Is you taking notes on a criminal fucking conspiracy? Baseball Edition

(Previously in the “Is you taking notes on a criminal fucking conspiracy?” series: “Is you taking notes on a criminal fucking conspiracy? Finance Edition”1)

Here are three interesting facts:

  1. The process of getting Cuban baseball players to MLB is so shady that it may amount to human trafficking.
  2. “The RICO Act … allows the leaders of a syndicate to be tried for the crimes they ordered others to do or assisted them in doing, closing a perceived loophole that allowed a person who instructed someone else to, for example, murder, to be exempt from the trial because they did not actually commit the crime personally.” —Wikipedia
  3. Modern baseball is increasingly driven by evidence-based decision making, which requires analysis, which requires data.

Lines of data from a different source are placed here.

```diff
-            _Pragma("unroll") for (int z_ = ((A0) == 0 ? 1 : 0); z_ < (NACC); ++z_) acc[(A0) + z_] = kZero4; \
+            _Pragma("unroll") for (int z_ = ((A0) == 0 ? 1 : 0); z_ < (NACC); ++z_) ACC[(A0) + z_] = kZero4;\
         }                                                                                                 \
         for (; i_ + 2 <= nk_; i_ += 2) {                                                                  \
-            ROT_FETCH(ty, aby);                                                                           \
+            FETCH(ty, aby);                                                                               \
             MF(A0, tx, abx);                                                                              \
-            ROT_FETCH(tx, abx);                                                                           \
+            FETCH(tx, abx);                                                                               \
             MF(A0, ty, aby);                                                                              \
         }                                                                                                 \
         if (i_ < nk_) {                                                                                   \
-            ROT_FETCH(ty, aby);                                                                           \
+            FETCH(ty, aby);                                                                               \
             MF(A0, tx, abx);                                                                              \
             tx = ty;                                                                                      \
             abx = aby;                                                                                    \
         }                                                                                                 \
     }
+#define ROT_CLASS(C, MF, A0, NACC) ROT_CLASS_G(C, MF, A0, NACC, ROT_FETCH, acc, tx, abx, ty, aby)
     const double4_t kZero4 = {0.0, 0.0, 0.0, 0.0};
     double2_t tx = S.tx, abx = S.abx, ty = {0.0, 0.0}, aby = {0.0, 0.0};
     const int ct0 = wave / EP;
-    for (int ct = ct0, q = 0; ct < P.nct; ct += kColStride, ++q) {
+    const int nctf = P.tail ? P.nct - 1 : P.nct;
+    for (int ct = ct0, q = 0; ct < nctf; ct += kColStride, ++q) {
         (void)q;
         double4_t acc[T::kAcc];
         {
@@ -421,9 +418,93 @@
         }
         ROT_STAMP(4 + 2 * min(q, 3));
     }
+
+    const double* const ringq = As + wave * (kRingSlots * 128) + 2 * (fk * 16 + (fr & 7)) + (fr >> 3);
+    const bool low = fr < 8;
+    const RotUnits units = rot_wave_units(P, wave);
+    for (int hq = 0; hq < units.nquart; ++hq) {
+        const int h = units.h0 + hq;
+        const double* const prowq = reinterpret_cast<const double*>(panel) + 2 * (rt * 16 + 8 * h + (fr & 7) + fk * PR) + (fr >> 3);
+#define ROT_FETCHQ(T_, A_)                                                                                \
+    do {                                                                                                  \
+        __builtin_amdgcn_sched_barrier(0);                                                                \
+        rot_issue_piece(S, P, lane_off);                                                                  \
+        wait_vmcnt<kRingDepth>();                                                                         \
+        T_ = ringq[S.cslot * 128];                                                                        \
+        S.cslot = S.cslot + 1 == kRingSlots ? 0 : S.cslot + 1;                                            \
+        A_ = prowq[S.pf * (8 * PR)];                                                                      \
+        S.pf = S.pf + 1 == P.npieces ? 0 : S.pf + 1;                                                      \
+        __builtin_amdgcn_sched_barrier(0);                                                                \
+    } while (0)
+#define ROT_MFMAQ(A0, T_, A_) qacc[A0] = __builtin_amdgcn_mfma_f64_16x16x4f64(A_, T_, qacc[A0], 0, 0, 0)
+#define ROT_MFMAQ_FIRST(A0, T_, A_)                                                                       \
+    qacc[A0] = (A0) == 0 ? __builtin_amdgcn_mfma_f64_16x16x4f64(A_, T_, qacc[A0], 0, 0, 0)                \
+                         : __builtin_amdgcn_mfma_f64_16x16x4f64(A_, T_, kZero4, 0, 0, 0)
+        double tqx = ringq[(S.cslot == 0 ? kRingSlots - 1 : S.cslot - 1) * 128], aqx = prowq[0], tqy = 0.0, aqy = 0.0;
+        double4_t qacc[T::kClasses];
+        {
+            const double2_t* z = panel + P.nslot * PR + rt * 16 + 8 * h + fk;
+            qacc[0] = (double4_t){low ? z[0].x : 0.0, low ? z[4].x : 0.0, 0.0, 0.0};
+        }
+#pragma unroll
+        for (int c = 0; c < T::kClasses; ++c) {
+            ROT_CLASS_G(c, ROT_MFMAQ, c, 1, ROT_FETCHQ, qacc, tqx, aqx, tqy, aqy)
+        }
+        ROT_STAMP(3 + 2 * min(units.nfull + hq, 3));
+
+        const double sg = low ? 1.0 : -1.0;
+        double img[R][2];
+#pragma unroll
+        for (int r = 0; r < 2; ++r) {
+            double x[T::kClasses], y[T::kClasses], f[R];
+#pragma unroll
+            for (int c = 0; c < T::kClasses; ++c) {
+                double a_lo = qacc[c][r], a_hi = qacc[c][r + 2];
+                asm("" : "+v"(a_lo), "+v"(a_hi));
+                const double u = low ? a_lo : a_hi;
+                x[c] = fma(sg, u, swap_half_row(u));
+                y[c] = 0.0;
+                if (c >= T::kTwo) {
+                    const double v = low ? a_hi : a_lo;
+                    y[c] = fma(-sg, swap_half_row(v), v);
+                }
+            }
+            rot_half<R>(x, y, f);
+#pragma unroll
+            for (int k = 0; k < R; ++k) img[k][r] = f[k];
+        }
+        {
+            const int b = b0 + rt;
+            const bool epoch_ok = b < P.B && !SHG_DBG(P, 1);
+            double* const Gb = P.G + (size_t)min(b, P.B - 1) * P.nlat * P.nlon;
+            const __amdgpu_buffer_rsrc_t rsrc = __builtin_amdgcn_make_buffer_rsrc(Gb, 0, grid_bytes, 0x00020000);
+            const int par = fr & 1, ce = fr & 6;
+            const int sl = 8 * h + fk + (par ? 4 : 0);
+            const unsigned row = epoch_ok && slot_valid(sl) ? (unsigned)grid_row(sl) * (unsigned)P.nlon * 8u : 0x80000000u;
+            const unsigned lane_part = row + (low ? (unsigned)(16 * (P.nct - 1) + ce) * 8u : (unsigned)(6 - ce) * 8u);
+#pragma unroll
+            for (int j = 0; j < R; ++j) {
+                const int jn = j + 1 == R ? 0 : j + 1;
+                int wa = n2 + j * nR, wd = n2 + j * nR + P.nd;
+                wa = wa >= P.nlon ? wa - P.nlon : wa;
+                wd = wd >= P.nlon ? wd - P.nlon : wd;
+                const double v0 = low ? img[j][0] : img[jn][0], v1 = low ? img[j][1] : img[jn][1];
+                double c_lo, c_hi;
+                pair_exchange(v0, v1, 0xAAAAAAAAAAAAAAAAull, c_lo, c_hi);
+                const double2_t vc = {low ? c_lo : c_hi, low ? c_hi : c_lo};
+                const unsigned lane_col = lane_part + (unsigned)((low ? wa : wd) * 8);
+                __builtin_amdgcn_raw_buffer_store_b128(__builtin_bit_cast(uint4_t, vc), rsrc, lane_col, 0, SHG_STORE_AUX);
+            }
+        }
+        ROT_STAMP(4 + 2 * min(units.nfull + hq, 3));
+#undef ROT_FETCHQ
+#undef ROT_MFMAQ
+#undef ROT_MFMAQ_FIRST
+    }
     S.tx = tx;
     S.abx = abx;
 #undef ROT_CLASS
+#undef ROT_CLASS_G
 #undef ROT_MFMA2
 #undef ROT_MFMA4
 #undef ROT_MFMA2_FIRST
@@ -629,7 +710,8 @@
     }
 #endif
 
-    if (wave / EP < P.nct && !SHG_DBG(P, 4)) {
+    const RotUnits units = rot_wave_units(P, wave);
+    if (units.nfull + units.nquart > 0 && !SHG_DBG(P, 4)) {
         const double2_t* const ringp = reinterpret_cast<const double2_t*>(As) + wave * (kRingSlots * 64) + lane;
         rot_issue_piece(S, P, (unsigned)lane * 16u);
         wait_vmcnt<kRingDepth>();
@@ -638,7 +720,10 @@
         S.abx = panel[(wave % EP) * 16 + fr + fk * PR];
         S.pf = P.npieces > 1 ? 1 : 0;
         rot_phase2<NS, R>(P, As, panel, S, wave, lane, bt * 4, it);
-        wait_vmcnt<4 * R>();
+        if (units.nquart > 0)
+            wait_vmcnt<R>();
+        else
+            wait_vmcnt<4 * R>();
     } else {
         wait_vmcnt<0>();
     }
@@ -765,6 +850,12 @@
     for (int level : levels) {
         rot_trig_stream(p->rotR, p->N, level, p->nlon, lon_h, tab);
         p->rot_trig_piece.push_back((int)(all.size() / 128));
+        const int nd = p->nlon / (2 * p->rotR), nct = ceil_div(nd, 16);
+        if (nd % 16 == 8) {
+            const size_t tile = (tab.size() / 128 - 1) / nct * 128;
+            const std::vector<double> last(tab.begin() + (size_t)(nct - 1) * tile, tab.begin() + (size_t)nct * tile);
+            for (int copy = 0; copy < 2; ++copy) tab.insert(tab.begin() + (size_t)nct * tile, last.begin(), last.end());
+        }
         all.insert(all.end(), tab.begin(), tab.end());
     }
     p->rot_levtab_valid = false;
@@ -881,6 +972,7 @@
     P.nh = p->nlat / 2;
     P.nd = p->nlon / (2 * R);
     P.nct = ceil_div(P.nd, 16);
+    P.tail = p->tail_split && P.nd % 16 == 8 && kColStride == 2 ? 1 : 0;
     P.nslot = rot_layout(R, p->N, P.cls_nk, P.cls_cnt, nullptr);
     P.npieces = P.nslot / 4;
 #ifdef SHG_EXPERIMENT
diff --git a/grates_amd/engine.py b/grates_amd/engine.py
--- a/grates_amd/engine.py
+++ b/grates_amd/engine.py
@@ -83,7 +83,7 @@
         levels = (ctypes.c_int * max(nblocks.value, 1))()
         _lib.call('shg_plan_order_cutoffs', self._handle, levels, nblocks.value, ctypes.byref(nblocks), ctypes.byref(enabled))
         return {'max_degree': arr[0], 'nlat': arr[1], 'nlon': arr[2], 'fourfold_symmetry': bool(arr[3] & 1), 'north_south_symmetry': bool(arr[3] & 2),
-                'rotation_symmetry': bool(arr[3] & 4), 'epochs_per_pass': arr[4], 'k_slots': arr[5], 'fused': bool(arr[6]), 'path': int(arr[7]) & 0xff, 'rotations': int(arr[7]) >> 8,
+                'rotation_symmetry': bool(arr[3] & 4), 'tail_split': bool(arr[3] & 8), 'epochs_per_pass': arr[4], 'k_slots': arr[5], 'fused': bool(arr[6]), 'path': int(arr[7]) & 0xff, 'rotations': int(arr[7]) >> 8,
                 'order_pruning': bool(enabled.value), 'order_cutoffs': [int(levels[i]) for i in range(nblocks.value)]}
 
     def set_path(self, path):
@@ -94,6 +94,9 @@
 
     def set_order_pruning(self, enable):
         _lib.call('shg_plan_set_order_pruning', self._handle, 1 if enable else 0)
+
+    def set_tail_split(self, enable):
+        _lib.call('shg_plan_set_tail_split', self._handle, 1 if enable else 0)
 
     def set_rotations(self, R):
         _lib.call('shg_plan_set_rotations', self._handle, int(R))
diff --git a/include/shg.h b/include/shg.h
--- a/include/shg.h
+++ b/include/shg.h
@@ -34,6 +34,8 @@
 int shg_rot_order_cutoffs(int N, int nlat, const double* colat_h, const double* kn_h, int* levels, int capacity, int* nblocks);
 int shg_rot_level_tables(int R, int N, int level, int ns, int nlon, const double* lon_h, int32_t header[24], double* trig,
                          int64_t trig_capacity, int32_t* items, int64_t items_capacity);
+
+int shg_plan_set_tail_split(shg_plan* plan, int enable);
 
 int shg_plan_info(const shg_plan* plan, int64_t which[8]);
 
```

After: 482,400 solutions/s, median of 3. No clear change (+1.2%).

The picture that ties everything together:

Excel spreadsheet with text and color codes, showing names of employees and notes on their suspected criminality

From Eric Stephen on Twitter2, who in turn got it from the primary news source for this, a Sports Illustrated article3. I first saw it on FanGraphs4.

Key takeaways:

  1. Don’t rank your employees by level of increasing criminality
  2. If you do rank your employees by level of increasing criminality, regardless of your opinion about where the line of actual criminality is, don’t label any of the levels “Criminal”.
  3. If you do label any of the levels “Criminal”, do alert the appropriate legal authorities promptly.
  4. If you don’t alert the appropriate legal authorities promptly, or at all, at least don’t retain the employees you have described as criminal for another year.
  5. If you retain employees you have labeled criminal for an extended period of time, don’t write any of this down.